Thanks to the IGDA for its 'Culture Clash' column exploring the effect of technical and gameplay advances on videogame problem-solving. A situation regarding Deus Ex: Invisible War is discussed, where "...testers approached a T intersection: to the right were laser tripwires and gun turrets; to the left was a locked door; and directly in front was a (usable) window. He said every single one of them, without fail, went to the right." The author explains: "One can imagine how frustrated developers must occasionally get when they watch gamers consistently employ Neolithic problem solving tactics when modern development tools make much more advanced techniques available." Is this a problem that developers or gamers should work to overcome?

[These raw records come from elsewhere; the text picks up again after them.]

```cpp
extern "C" int dh_dbg_gemm_last_tile(int* out) {
  DH_REQUIRE(out != nullptr, "null pointer");
  const dh::GemmTileReport& r = dh::g_last_tile;
  const int v[9] = {r.bm, r.bn, r.kg, r.stages, r.mw, r.splits, r.pp, r.gn_epi, r.reduce_gn};
  for (int i = 0; i < 9; ++i) out[i] = v[i];
  return DH_OK;
}

extern "C" int dh_gemm_profile_begin(void) {
  dh::g_prof.on = true;
  dh::g_prof.used = 0;
  dh::g_prof.flops = 0;
  dh::g_prof.bytes = 0;
  return DH_OK;
}
extern "C" int dh_gemm_profile_bytes(double* bytes) {
  if (bytes) *bytes = dh::g_prof.bytes;
  return DH_OK;
}
extern "C" int dh_gemm_profile_end(double* ms_total, int64_t* launches, double* flops) {
  using namespace dh;
  g_prof.on = false;
  double ms = 0;
  if (g_prof.used >= 2) DH_CHECK_HIP(hipEventSynchronize(g_prof.ev[g_prof.used - 1]));
  for (size_t i = 0; i + 1 < g_prof.used; i += 2) {
    float t = 0;
    DH_CHECK_HIP(hipEventElapsedTime(&t, g_prof.ev[i], g_prof.ev[i + 1]));
    ms += t;
  }
  if (ms_total) *ms_total = ms;
  if (launches) *launches = (int64_t)(g_prof.used / 2);
  if (flops) *flops = g_prof.flops;
  return DH_OK;
}
```

### diffusionhandles_amd/csrc/gemm_k.h

```cpp
#pragma once
#include "unet_kernels.h"

namespace dh {

typedef _Float16 v8h __attribute__((ext_vector_type(8)));
typedef __bf16 v8b __attribute__((ext_vector_type(8)));
typedef float v16f __attribute__((ext_vector_type(16)));

template <class T> struct Mfma;
template <> struct Mfma<f16> {
  static __device__ __forceinline__ v16f run(uint4 a, uint4 b, v16f c) {
    return __builtin_amdgcn_mfma_f32_32x32x16_f16(__builtin_bit_cast(v8h, a), __builtin_bit_cast(v8h, b), c, 0, 0, 0);
  }
};
template <> struct Mfma<bf16> {
  static __device__ __forceinline__ v16f run(uint4 a, uint4 b, v16f c) {
    return __builtin_amdgcn_mfma_f32_32x32x16_bf16(__builtin_bit_cast(v8b, a), __builtin_bit_cast(v8b, b), c, 0, 0, 0);
  }
};

struct GemmK {
  const void* A; long lda;
  const void* W;
  int M, N, K;
  int mode, Hin, Win, Cin, Hout, Wout, stride, up, pad;
  const float* bias;
  const float* rowvec; int rowvec_ld; int rows_per_batch; float inv_rows_per_batch;
  const void* R; long ldr;
  void* C; long ldc;
  int act_silu;
  int pre_r;
  int wide_store;
#ifdef DH_TUNING
  int w_nt;
  unsigned long long* ts;
  int lnf_abl;
#endif
  const float* ln_s; const float* ln_t; float* ln_stats; float ln_eps;
  float* partial;
  int splits, k_per_split;
  float* gn_part; int gn_HW, gn_G, gn_S;
  int gn_epi, gn_cpg;
  const void* gnb_x; long gnb_ldx; const float *gnb_gamma, *gnb_beta, *gnb_stats; int gnb_silu;
  const void* lnb_x; long lnb_ldx; const float *lnb_gamma, *lnb_stats; const void* lnb_add; void* lnb_dx;
  void* glu_y; long glu_ldy; const void* glub_x; void* glub_dx;
  int glub_f;
  int pp_tm, pp_tn, pp_order, pp_nwork; unsigned pp_a_bytes, pp_w_bytes;
  unsigned long long* pp_ts;
};


__host__ __device__ constexpr bool glub_tile_is_glu(int n0, int glub_f) { return n0 < glub_f; }
__host__ __device__ constexpr bool glub_split_ok(int BN, int glub_f) { return BN > 0 && glub_f % BN == 0; }

struct PpPlan { int bm = 0, bn = 0, splits = 1; };
bool gemm_pp_plan(const GemmK& k, size_t partial_elems, int force, PpPlan* plan);
void launch_gemm_pp(int dtype, const GemmK& k, const PpPlan& plan, hipStream_t st, hipEvent_t e0, hipEvent_t e1);

}
```

### diffusionhandles_amd/csrc/unet_engine.cpp

```cpp
#include <stdlib.h>

#include <algorithm>
#include <map>
#include <numeric>
#include <vector>

#include "unet_kernels.h"

namespace dh {

enum OpType { OP_CONV_IN, OP_CONV_OUT, OP_GEMM, OP_GN, OP_LN, OP_ATTN, OP_GEGLU, OP_CONCAT, OP_TIMESTEP, OP_T2F };
enum ParamKind { PK_F32, PK_MAT };

struct Ten {
  size_t off = 0, goff = 0;
  size_t off_fo = 0;
  int rows = 0, C = 0;
  int ld = 0;
  int view = -1, col = 0;
  bool req_grad = true;
  bool persistent = false;
};

struct Wt {
  size_t fwd_off = 0, bwd_off = 0;
  int N = 0, K = 0, taps = 1;
  bool has_bwd = true, f32 = false;
  int glu_F = 0;
};

struct ParamInfo {
  std::string name;
  int ndim = 0;
  int64_t shape[4] = {0, 0, 0, 0};
  int kind = PK_F32;
  size_t f32_off = 0;
  int wt = -1;
  int row_off = 0;
  int glu_F = 0;
};

struct Op {
  int type = OP_GEMM;
  int in0 = -1, in1 = -1, out = -1, res = -1;
  int wt = -1;
  long bias_off = -1;
  long gamma_off = -1, beta_off = -1;
  int mode = A_DENSE, Hin = 0, Win = 0, Cin = 0, Hout = 0, Wout = 0, stride = 1, up = 0;
  int in_col = 0, in_cols = 0;
  long rowvec_off = -1; int rowvec_ld = 0;
  int act_silu = 0;
  float eps = 1e-5f; int silu = 0; int groups = 32; size_t stats_off = 0;
  int heads = 0, Nq = 0, Nk = 0, cross = 0, kv_col = 0; size_t lse_off = 0;
  int gn_next = -1;
  int ln_fold = -1, folded = 0;
  long ln_s_off = -1, ln_t_off = -1;
  int glu_op = -1, glub_op = -1;
};

struct FfFold {
  int wt_po = -1, wt_ffo = -1, wt = -1;
  long b_po = -1, b_ffo = -1, bias = -1;
};

}

using namespace dh;

struct dh_unet {
  dh_unet_config cfg;
  int dtype = DH_DTYPE_F16;
  std::vector<Ten> tens;
  std::vector<Wt> wts;
  std::vector<ParamInfo> params;
  std::vector<Op> ops;
  std::vector<FfFold> ffolds;
  std::map<std::string, int> pindex;
  size_t w16_elems = 0, pf_elems = 0, act_elems = 0, grad_elems = 0, f32_elems = 0;
  size_t fo_elems = 0;
  size_t partial_elems = 0, scratch_elems = 0, small_elems = 0;
  unsigned short *w16 = nullptr, *act = nullptr, *grad = nullptr, *scratch = nullptr;
  float *pf = nullptr, *f32a = nullptr, *partial = nullptr, *small = nullptr;
  int t_text = -1, t_kv = -1, t_conv_in_out = -1, t_final = -1, act_ids[3] = {-1, -1, -1};
  int act_op_end[3] = {0, 0, 0};
  int first_cross_op = 0;
  int saved_ops = 0;
  int temb_ops = 0, temb_rows = 0;
  float temb_t = 0.f;
  hipStream_t temb_stream = nullptr;
  uint64_t text_key = 0, kv_key = 0;
  int kv_rows = 0;
  hipStream_t kv_stream = nullptr;
  long temb_f32_off = -1;
  int temb_total = 0, kv_total = 0;
  float *in_sample = nullptr, *in_text = nullptr, *io_eps = nullptr, *out_dsample = nullptr, *out_dtext = nullptr, *t_dev = nullptr;
  std::map<uint64_t, hipGraphExec_t> graphs;
  std::map<uint64_t, double> graph_flops;
  bool use_graphs = true;
  long ones_off = -1, zeros_off = -1;
  bool fold_dirty = true;
  bool owns_weights = true;
  int n_shared = 0;
  int saved_batch = 0;
  const float* saved_sample = nullptr;
  std::vector<char> gready;
  double flops_fwd = 0, flops_bwd = 0;
  int64_t launches = 0;

  bool fo_mode = false;
  unsigned short* aptr(int t, int B_unused = 0) { return act + (fo_mode && !tens[t].persistent ? tens[t].off_fo : tens[t].off); }
  std::vector<int> galias;
  unsigned short* gptr(int t) {
    while (galias[t] != t) t = galias[t];
    return grad + tens[t].goff;
  }
};

namespace {
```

20 of 109 comments (clear)

  1. Who is to blame? by Sheetwakahn · · Score: 5, Insightful

    I would assume that many gamers have been "trained" by linear games that the path requiring them to defeat various obstacles is the correct one, Otherwise why would the developers have spent the time populating that path with turrets and tripwires?

    I think a similar test with non-gamers might have very different results, many gamers have a subconscious feel for how the designers want levels to flow, and most games reward that type of thinking.

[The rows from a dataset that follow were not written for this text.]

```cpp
extern "C" int htkamd_fb_results_begin(htkamd_fb *fb, void *stream)
{
   if (!fb) { htkamd_set_error("fb_results_begin: NULL"); return HTKAMD_EINVAL; }
   if (fb->nUtt == 0) return HTKAMD_OK;
   hipStream_t s = (hipStream_t)stream;
   const size_t bytes = fb->res().bytes();
   int rc = res_staging(fb, bytes);
   if (rc) return rc;
   if (!fb->evRes) HIPCHECK(hipEventCreateWithFlags(&fb->evRes, hipEventDisableTiming));
   HIPCHECK(hipMemcpyAsync(fb->h_res, fb->d_pr.p, bytes, hipMemcpyDeviceToHost, s));
   HIPCHECK(hipEventRecord(fb->evRes, s));
   fb->resPending = true;
   return HTKAMD_OK;
}

extern "C" int htkamd_fb_results(htkamd_fb *fb, double *pr, int *status, void *stream)
{
   if (!fb) { htkamd_set_error("fb_results: NULL"); return HTKAMD_EINVAL; }
   hipStream_t s = (hipStream_t)stream;
   if (fb->nUtt == 0) return HTKAMD_OK;
   const size_t bytes = fb->res().bytes();
   if (fb->resPending) {
      fb->resPending = false;
      HIPCHECK(hipEventSynchronize(fb->evRes));
   } else {
      int rc = res_staging(fb, bytes);
      if (rc) return rc;
      hipStream_t cs = fb->timed ? fb->resStream : s;
      if (fb->timed) HIPCHECK(hipEventSynchronize(fb->ev[5]));
      HIPCHECK(hipMemcpyAsync(fb->h_res, fb->d_pr.p, bytes, hipMemcpyDeviceToHost, cs));
      HIPCHECK(hipStreamSynchronize(cs));
   }
   if (pr) memcpy(pr, fb->h_res, sizeof(double) * (size_t)fb->nUtt);
   if (status) memcpy(status, (const char *)fb->h_res + fb->res().status(), sizeof(int) * (size_t)fb->nUtt);
   if (fb->f16Pass) {
      int flag;
      memcpy(&flag, (const char *)fb->h_res + fb->res().flag(), sizeof(int));
      if (flag) {
         htkamd_set_error("fb_results: the fp16 scoring path met %s%s%s outside its range: nothing of this pass can be used (accumulators included) -- repeat it with HTKAMD_SCORE_BF16",
                          (flag & HTKAMD_F16_EMODEL) ? "a model coefficient" : "", (flag & HTKAMD_F16_EMODEL) && (flag & HTKAMD_F16_EFEAT) ? " and " : "", (flag & HTKAMD_F16_EFEAT) ? "a feature value" : "");
         return HTKAMD_ERANGE;
      }
   }
// ... 151 lines not shown
```

### htk_amd/csrc/fb_lr_lean.inc

```

template <int W>
__global__ __launch_bounds__(64 * W) void k_beta_np(FbArgs a)
{
   constexpr int L = 64 * W, LP = L + 2 * SPAD;
   __shared__ double xz[2][LP];
   __shared__ double prSlot;
   const int gl = threadIdx.x;
   const int li = blockIdx.x;
   if (li >= a.nList) return;
   const int u = a.uttList[li];
   const UttDesc ud = a.utt[u];
   if (ud.status != HTKAMD_UTT_OK) {
      if (gl == 0) { a.status[u] = ud.status; a.pr[u] = LZERO; }
      return;
   }
   const int T = ud.T, Q = ud.Q, nS = ud.nSlots;
   const bool valid = gl < nS;
   LrRegs s;
   load_lr(s, a, ud, gl, valid);
   store_lane_rec(a, ud, gl, valid, s);
   for (int i = gl; i < LP; i += L) { xz[0][i] = LZERO; xz[1][i] = LZERO; }
   if (gl == 0) prSlot = LZERO;
   __syncthreads();
   const int q = s.q;
   const double dSelf = (double)s.aSelf;
   const double cN = s.last ? (double)s.aExit + (double)s.aEntryNext : (double)s.aNext;
   const double dEntry = (double)s.aEntry;
   cint_lr *wB = (cint_lr *)(a.qBeamNP + ud.frame0 - 1);
   const float *row = a.outp + ud.outp0 + (size_t)(valid ? gl : 0) * T;
   double *pB = a.betaW + ud.betaW0 + gl;

   int w = wB[T];
   int lo = w & 0xffff, hi = w >> 16;
   bool in = q >= lo && q <= hi;
   constexpr int BK = 8;
   const int bT = (T - 1) / BK;
   float Rc[BK], Rn[BK];
   auto load8 = [&](float *R, const int b) {
      const f4s lo4 = *(const f4s *)(row + BK * b), hi4 = *(const f4s *)(row + BK * b + 4);
#pragma unroll
      for (int k = 0; k < 4; k++) { R[k] = lo4[k]; R[4 + k] = hi4[k]; }
// ... 469 lines not shown
         for (int o = 32; o > 0; o >>= 1) v += __shfl_xor(v, o);
         rowv[k] = v;
      }
      if (lane == 0) {
#pragma unroll
         for (int k = 0; k < 11; k++) part[k] = wantTrans ? rowv[k] : 0.0;
         part[TR_ROW - 1] = wantTrans ? (double)t0m : -1.0;
      }
   }
}

__device__ __forceinline__ double dpp_from_next(const double v, const double edge)
{
   const long long b = __double_as_longlong(v), e = __double_as_longlong(edge);
   const int lo = __builtin_amdgcn_update_dpp((int)e, (int)b, 0x130, 0xf, 0xf, false);
   const int hi = __builtin_amdgcn_update_dpp((int)(e >> 32), (int)(b >> 32), 0x130, 0xf, 0xf, false);
   return __longlong_as_double(((long long)hi << 32) | (unsigned int)lo);
}
__device__ __forceinline__ double dpp_from_prev(const double v, const double edge)
{
   const long long b = __double_as_longlong(v), e = __double_as_longlong(edge);
   const int lo = __builtin_amdgcn_update_dpp((int)e, (int)b, 0x138, 0xf, 0xf, false);
   const int hi = __builtin_amdgcn_update_dpp((int)(e >> 32), (int)(b >> 32), 0x138, 0xf, 0xf, false);
   return __longlong_as_double(((long long)hi << 32) | (unsigned int)lo);
}
typedef double d2s __attribute__((ext_vector_type(2), aligned(8)));

#define LEAN2_EU 1
__global__ __launch_bounds__(64, LEAN2_EU) void k_beta_np2(FbArgs a)
{
   constexpr int L = 128;
   const int lane = threadIdx.x, g0 = 2 * lane, g1 = g0 + 1;
   const int li = blockIdx.x;
   if (li >= a.nList) return;
   const int u = a.uttList[li];
   const UttDesc ud = a.utt[u];
   if (ud.status != HTKAMD_UTT_OK) {
      if (lane == 0) { a.status[u] = ud.status; a.pr[u] = LZERO; }
      return;
   }
   const int T = ud.T, Q = ud.Q, nS = ud.nSlots;
   const bool v0 = g0 < nS, v1 = g1 < nS;
   LrRegs s0, s1;
   load_lr(s0, a, ud, g0, v0); load_lr(s1, a, ud, g1, v1);
   store_lane_rec(a, ud, g0, v0, s0); store_lane_rec(a, ud, g1, v1, s1);
   const int q0 = s0.q, q1 = s1.q;
   const double dSelf0 = (double)s0.aSelf, dSelf1 = (double)s1.aSelf;
   const double cN0 = s0.last ? (double)s0.aExit + (double)s0.aEntryNext : (double)s0.aNext;
   const double cN1 = s1.last ? (double)s1.aExit + (double)s1.aEntryNext : (double)s1.aNext;
   cint_lr *wB = (cint_lr *)(a.qBeamNP + ud.frame0 - 1);
   const float *row0 = a.outp + ud.outp0 + (size_t)(v0 ? g0 : 0) * T, *row1 = a.outp + ud.outp0 + (size_t)(v1 ? g1 : 0) * T;
   double *pB = a.betaW + ud.betaW0 + g0;

   int w = wB[T];
   int lo = w & 0xffff, hi = w >> 16;
   bool in0 = q0 >= lo && q0 <= hi, in1 = q1 >= lo && q1 <= hi;
   constexpr int BK = 8;
   const int bT = (T - 1) / BK;
   float Rc0[BK], Rc1[BK], Rn0[BK], Rn1[BK];
   auto load8 = [&](float *R, const float *row, const int b) {
      const f4s lo4 = *(const f4s *)(row + BK * b), hi4 = *(const f4s *)(row + BK * b + 4);
#pragma unroll
      for (int k = 0; k < 4; k++) { R[k] = lo4[k]; R[4 + k] = hi4[k]; }
   };
   auto pick = [](const float *R, int k) { float v = R[0];
#pragma unroll
// ... 279 lines not shown
```

### htk_amd/csrc/gmm_bf16.hip

```cpp
#include <hip/hip_runtime.h>
#include <hip/hip_ext.h>
#include "internal.h"
#include "hipcheck.h"
#include "kernels.h"

typedef float f4 __attribute__((ext_vector_type(4)));
typedef float f4u __attribute__((ext_vector_type(4), aligned(4)));
typedef __bf16 bf8 __attribute__((ext_vector_type(8)));
typedef unsigned int u4 __attribute__((ext_vector_type(4)));
typedef const __attribute__((address_space(4))) int cint;

#define EXP2(x) __builtin_amdgcn_exp2f(x)
#define LOG2(x) __builtin_amdgcn_logf(x)
#define B16_COL_TILES 2

__device__ __forceinline__ float rows_max_b(float v)
{
   auto a = __builtin_amdgcn_permlane16_swap(__float_as_uint(v), __float_as_uint(v), false, false);
   v = fmaxf(__uint_as_float(a[0]), __uint_as_float(a[1]));
   auto b = __builtin_amdgcn_permlane32_swap(__float_as_uint(v), __float_as_uint(v), false, false);
   return fmaxf(__uint_as_float(b[0]), __uint_as_float(b[1]));
}
__device__ __forceinline__ float rows_sum_b(float v)
{
// ... 431 lines not shown
               if (3 * ks + 1 < 18) lse_slice(3 * ks + 1);
               Cc = __builtin_amdgcn_mfma_f32_32x32x16_bf16(wa[ks][0], zb[ks][1], Cc, 0, 0, 0);
               Cc = __builtin_amdgcn_mfma_f32_32x32x16_bf16(wa[ks][1], zb[ks][0], Cc, 0, 0, 0);
               if (3 * ks + 2 < 18) lse_slice(3 * ks + 2);
               Cx = __builtin_amdgcn_mfma_f32_32x32x16_bf16(wa[ks][0], zb[ks][0], Cx, 0, 0, 0);
            }
            for (int sl = 3 * KS; sl < 18; sl++) lse_slice(sl);
            asm volatile("" : "+v"(resP));
            resQ = resP; oQ = oPrev; haveQ = prevAct;
#pragma unroll
            for (int b = 0; b < 4; b++) {
               const f4 ci = __builtin_bit_cast(f4, wbuf[buf][KS * 192 + kh * 4 + b]);
#pragma unroll
               for (int r = 0; r < 4; r++) yP[4 * b + r] = (Cx[4 * b + r] + Cc[4 * b + r]) + ci[r];
            }
         }
         prevAct = actJ; oPrev += oStep;
         asm volatile("s_waitcnt vmcnt(0)" ::: "memory");
         __syncthreads();
         buf ^= 1;
      }
      if (haveQ) { if (fw + fcol < tk.nFrames) *oQ = resQ; }
      if (prevAct) {
         const float res = lse_full();
         if (fw + fcol < tk.nFrames && 2 * (nPairs - 1) + kh < tk.nSlots) *oPrev = res;
      }
   }
}

int htkamd_launch_score_bf16(const htkamd_model *m, const ScoreArgs &a, hipStream_t stream, hipEvent_t evStart, hipEvent_t evStop)
{
   if (a.nTasks <= 0) return HTKAMD_OK;
   { const int rc = htkamd_model_table_current(m, HTKAMD_SCORE_BF16, stream); if (rc) return rc; }
   if (a.qCounters == a.taskCounter + 8) HIPCHECK(hipMemsetAsync(a.taskCounter, 0, 16 * sizeof(int), stream));
   else {
      HIPCHECK(hipMemsetAsync(a.taskCounter, 0, sizeof(int), stream));
      if (a.qCounters) HIPCHECK(hipMemsetAsync(a.qCounters, 0, 8 * sizeof(int), stream));
   }
   if (m->f16Wide && (size_t)m->nTiles * ((size_t)3 * m->bf16NC * 64 * 16 + 64 * 16) >= ((size_t)1 << 32)) {
      htkamd_set_error("score_bf16: a table of %d tiles is beyond the kernel's 32-bit staging offsets", m->nTiles); return HTKAMD_EMODEL;
   }
   if (m->f16Wide) {
      dim3 block(256);
#define W_LAUNCH(KS_) do { const int b_ = a.nTasks < 256 * b16w_eu(KS_) ? a.nTasks : 256 * b16w_eu(KS_); \
                           hipExtLaunchKernelGGL((k_score_bf16w<KS_>), dim3(b_), block, 0, stream, evStart, evStop, 0, a); } while (0)
      if (m->bf16Dense) {
         W_LAUNCH(5); HIPCHECK(hipGetLastError());
         return HTKAMD_OK;
      }
      switch (m->bf16NC) {
      case 3: W_LAUNCH(6); break;
      case 2: W_LAUNCH(4); break;
      case 1: W_LAUNCH(2); break;
      default: htkamd_set_error("score_bf16: no kernel for %d K-chunks", m->bf16NC); return HTKAMD_EMODEL;
      }
#undef W_LAUNCH
      HIPCHECK(hipGetLastError());
      return HTKAMD_OK;
   }
   const int parts = B16_TASK_FRAMES / (16 * B16_COL_TILES * B16_WPB);
   int blocks = a.nTasks * parts;
   if (blocks > 256 * ((B16_COL_TILES > 2 ? 8 : 12) / B16_WPB)) blocks = 256 * ((B16_COL_TILES > 2 ? 8 : 12) / B16_WPB);
   dim3 grid(blocks), block(64 * B16_WPB);
   switch (m->bf16NC) {
   case 3: hipExtLaunchKernelGGL((k_score_bf16<3>), grid, block, 0, stream, evStart, evStop, 0, a); break;
   case 2: hipExtLaunchKernelGGL((k_score_bf16<2>), grid, block, 0, stream, evStart, evStop, 0, a); break;
   case 1: hipExtLaunchKernelGGL((k_score_bf16<1>), grid, block, 0, stream, evStart, evStop, 0, a); break;
// ... 156 lines not shown
```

    Until games that encourage multiple solutions and alternate styles of play (stealth vs. shooting, etc.) are the norm I think the gamers can't be held responsible for dealing with problems in predictable ways.

    1. Re:Who is to blame? by JohnFluxx · · Score: 3, Insightful

      Even with stealth games, I take the hardest route.

      When I play thief 2, I always try to kill all the guards, rather than just sneaking round them.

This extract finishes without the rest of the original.